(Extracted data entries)
===============

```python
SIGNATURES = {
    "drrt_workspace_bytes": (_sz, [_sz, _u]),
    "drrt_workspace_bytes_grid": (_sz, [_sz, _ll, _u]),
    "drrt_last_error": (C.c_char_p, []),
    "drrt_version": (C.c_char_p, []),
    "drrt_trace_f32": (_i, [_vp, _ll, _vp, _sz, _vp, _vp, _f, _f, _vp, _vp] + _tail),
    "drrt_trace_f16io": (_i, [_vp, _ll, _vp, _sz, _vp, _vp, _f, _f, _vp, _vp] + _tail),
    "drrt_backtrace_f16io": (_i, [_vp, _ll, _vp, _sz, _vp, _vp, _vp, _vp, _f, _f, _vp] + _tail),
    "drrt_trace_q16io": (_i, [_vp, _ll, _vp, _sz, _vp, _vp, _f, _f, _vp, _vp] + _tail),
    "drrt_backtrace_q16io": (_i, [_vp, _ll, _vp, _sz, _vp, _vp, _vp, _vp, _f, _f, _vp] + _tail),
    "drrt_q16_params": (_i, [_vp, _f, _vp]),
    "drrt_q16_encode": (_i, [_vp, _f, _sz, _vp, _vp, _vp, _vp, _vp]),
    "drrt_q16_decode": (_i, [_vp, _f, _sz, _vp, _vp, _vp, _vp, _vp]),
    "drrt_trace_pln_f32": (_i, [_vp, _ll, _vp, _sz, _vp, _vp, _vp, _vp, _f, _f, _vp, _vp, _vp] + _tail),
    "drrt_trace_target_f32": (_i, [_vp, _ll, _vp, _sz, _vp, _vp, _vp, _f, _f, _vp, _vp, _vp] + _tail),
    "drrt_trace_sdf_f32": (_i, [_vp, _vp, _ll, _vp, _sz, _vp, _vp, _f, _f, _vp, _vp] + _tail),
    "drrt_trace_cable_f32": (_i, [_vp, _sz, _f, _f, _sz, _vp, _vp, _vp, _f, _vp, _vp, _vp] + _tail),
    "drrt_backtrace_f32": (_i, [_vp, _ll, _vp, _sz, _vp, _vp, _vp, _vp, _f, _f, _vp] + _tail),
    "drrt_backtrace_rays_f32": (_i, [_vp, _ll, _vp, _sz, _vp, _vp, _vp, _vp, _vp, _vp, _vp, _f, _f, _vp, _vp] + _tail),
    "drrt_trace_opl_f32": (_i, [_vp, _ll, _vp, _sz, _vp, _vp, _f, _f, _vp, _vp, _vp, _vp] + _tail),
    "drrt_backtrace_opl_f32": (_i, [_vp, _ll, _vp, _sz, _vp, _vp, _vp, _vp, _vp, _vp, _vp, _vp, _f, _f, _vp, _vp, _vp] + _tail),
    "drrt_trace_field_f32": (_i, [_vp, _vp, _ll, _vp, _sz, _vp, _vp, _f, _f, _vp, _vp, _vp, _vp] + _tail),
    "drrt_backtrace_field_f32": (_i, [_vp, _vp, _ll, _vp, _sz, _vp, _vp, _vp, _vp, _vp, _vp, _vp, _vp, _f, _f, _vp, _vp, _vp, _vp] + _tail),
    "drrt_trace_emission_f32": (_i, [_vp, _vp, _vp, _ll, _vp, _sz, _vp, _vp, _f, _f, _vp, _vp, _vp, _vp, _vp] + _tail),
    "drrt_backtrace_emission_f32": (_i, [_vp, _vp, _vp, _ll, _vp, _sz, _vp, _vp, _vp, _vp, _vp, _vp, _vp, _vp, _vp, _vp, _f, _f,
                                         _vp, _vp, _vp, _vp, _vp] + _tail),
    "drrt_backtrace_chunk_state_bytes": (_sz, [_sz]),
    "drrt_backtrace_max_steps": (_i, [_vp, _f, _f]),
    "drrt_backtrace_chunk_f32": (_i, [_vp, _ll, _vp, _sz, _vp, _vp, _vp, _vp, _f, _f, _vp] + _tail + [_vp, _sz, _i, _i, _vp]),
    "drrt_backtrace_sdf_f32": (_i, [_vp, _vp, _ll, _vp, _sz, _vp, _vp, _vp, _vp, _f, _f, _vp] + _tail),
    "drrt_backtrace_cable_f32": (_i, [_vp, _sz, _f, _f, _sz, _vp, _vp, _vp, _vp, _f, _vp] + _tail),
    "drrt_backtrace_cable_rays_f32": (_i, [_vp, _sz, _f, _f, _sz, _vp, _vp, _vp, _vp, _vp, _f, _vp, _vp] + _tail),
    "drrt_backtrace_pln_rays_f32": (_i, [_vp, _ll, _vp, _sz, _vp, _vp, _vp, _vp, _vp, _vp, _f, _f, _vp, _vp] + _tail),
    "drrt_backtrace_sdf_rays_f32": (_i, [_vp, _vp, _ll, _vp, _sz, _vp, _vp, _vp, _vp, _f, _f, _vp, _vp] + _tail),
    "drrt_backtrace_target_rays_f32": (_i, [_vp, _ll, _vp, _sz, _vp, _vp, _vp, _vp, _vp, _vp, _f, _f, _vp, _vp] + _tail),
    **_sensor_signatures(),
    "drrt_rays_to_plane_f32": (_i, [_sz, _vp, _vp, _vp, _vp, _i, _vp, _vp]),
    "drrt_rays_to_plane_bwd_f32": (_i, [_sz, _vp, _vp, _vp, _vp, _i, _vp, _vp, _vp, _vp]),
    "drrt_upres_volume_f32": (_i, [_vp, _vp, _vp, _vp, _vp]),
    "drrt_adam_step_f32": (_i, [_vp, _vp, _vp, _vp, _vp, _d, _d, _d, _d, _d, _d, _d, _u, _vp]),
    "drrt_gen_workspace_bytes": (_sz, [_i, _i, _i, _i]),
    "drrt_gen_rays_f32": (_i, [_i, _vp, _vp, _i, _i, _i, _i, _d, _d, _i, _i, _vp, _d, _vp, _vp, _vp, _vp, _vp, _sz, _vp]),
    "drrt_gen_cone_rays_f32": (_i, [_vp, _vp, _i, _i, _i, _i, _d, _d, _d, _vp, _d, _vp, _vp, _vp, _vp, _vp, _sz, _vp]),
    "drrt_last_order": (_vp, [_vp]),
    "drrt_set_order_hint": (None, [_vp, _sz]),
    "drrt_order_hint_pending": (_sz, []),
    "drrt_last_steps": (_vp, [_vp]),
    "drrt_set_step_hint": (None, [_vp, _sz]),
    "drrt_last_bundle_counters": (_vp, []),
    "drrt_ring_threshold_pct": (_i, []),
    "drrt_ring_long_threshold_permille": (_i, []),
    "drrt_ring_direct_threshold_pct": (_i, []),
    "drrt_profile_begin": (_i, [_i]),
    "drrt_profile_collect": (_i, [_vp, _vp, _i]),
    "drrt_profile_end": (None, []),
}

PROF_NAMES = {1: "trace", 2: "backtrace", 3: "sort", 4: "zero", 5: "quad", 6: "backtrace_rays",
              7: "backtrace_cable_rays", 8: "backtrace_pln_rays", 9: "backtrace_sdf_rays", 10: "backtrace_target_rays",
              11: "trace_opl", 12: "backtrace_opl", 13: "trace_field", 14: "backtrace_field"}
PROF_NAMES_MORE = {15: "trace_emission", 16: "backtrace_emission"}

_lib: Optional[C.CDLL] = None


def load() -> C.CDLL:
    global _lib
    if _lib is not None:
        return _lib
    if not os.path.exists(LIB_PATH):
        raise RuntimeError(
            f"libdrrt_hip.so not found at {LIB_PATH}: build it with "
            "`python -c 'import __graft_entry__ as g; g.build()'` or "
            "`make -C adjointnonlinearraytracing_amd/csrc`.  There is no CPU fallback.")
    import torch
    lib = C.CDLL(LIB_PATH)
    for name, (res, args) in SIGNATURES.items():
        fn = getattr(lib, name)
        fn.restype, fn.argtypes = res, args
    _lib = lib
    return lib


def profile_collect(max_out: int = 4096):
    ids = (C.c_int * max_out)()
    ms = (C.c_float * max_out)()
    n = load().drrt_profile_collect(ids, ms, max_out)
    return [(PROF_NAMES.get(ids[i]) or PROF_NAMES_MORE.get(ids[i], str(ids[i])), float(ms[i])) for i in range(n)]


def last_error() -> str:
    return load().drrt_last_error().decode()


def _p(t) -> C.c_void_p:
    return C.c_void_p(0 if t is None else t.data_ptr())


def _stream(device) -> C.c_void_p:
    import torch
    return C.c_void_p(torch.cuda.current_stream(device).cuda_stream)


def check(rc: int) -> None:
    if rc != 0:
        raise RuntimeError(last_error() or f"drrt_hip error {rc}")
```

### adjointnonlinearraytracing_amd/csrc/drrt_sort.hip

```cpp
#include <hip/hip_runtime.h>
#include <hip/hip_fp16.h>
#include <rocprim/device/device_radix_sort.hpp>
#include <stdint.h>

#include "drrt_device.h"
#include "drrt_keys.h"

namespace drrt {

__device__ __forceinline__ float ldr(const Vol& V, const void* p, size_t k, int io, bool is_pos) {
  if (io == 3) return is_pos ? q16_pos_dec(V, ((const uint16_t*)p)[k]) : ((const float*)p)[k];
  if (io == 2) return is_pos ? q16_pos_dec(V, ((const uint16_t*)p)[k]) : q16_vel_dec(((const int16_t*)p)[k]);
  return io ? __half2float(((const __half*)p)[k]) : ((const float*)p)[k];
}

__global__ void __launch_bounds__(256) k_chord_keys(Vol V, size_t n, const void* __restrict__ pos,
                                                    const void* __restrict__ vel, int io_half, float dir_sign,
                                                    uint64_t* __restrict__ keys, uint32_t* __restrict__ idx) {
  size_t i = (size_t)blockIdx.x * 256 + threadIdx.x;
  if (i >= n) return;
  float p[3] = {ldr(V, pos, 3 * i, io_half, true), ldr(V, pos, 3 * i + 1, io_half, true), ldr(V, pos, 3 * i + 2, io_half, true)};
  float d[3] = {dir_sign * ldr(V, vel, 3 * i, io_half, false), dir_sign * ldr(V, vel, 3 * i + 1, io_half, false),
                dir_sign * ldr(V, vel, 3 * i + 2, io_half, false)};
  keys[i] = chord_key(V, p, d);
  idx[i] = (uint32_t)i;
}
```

===============

WORK TASK
If the string "false" appears in a line of the entries, report the line.

ANSWER BOX
  float d[3] = {dir_sign * ldr(V, vel, 3 * i, io_half, false), dir_sign * ldr(V, vel, 3 * i + 1, io_half, false),
                dir_sign * ldr(V, vel, 3 * i + 2, io_half, false)};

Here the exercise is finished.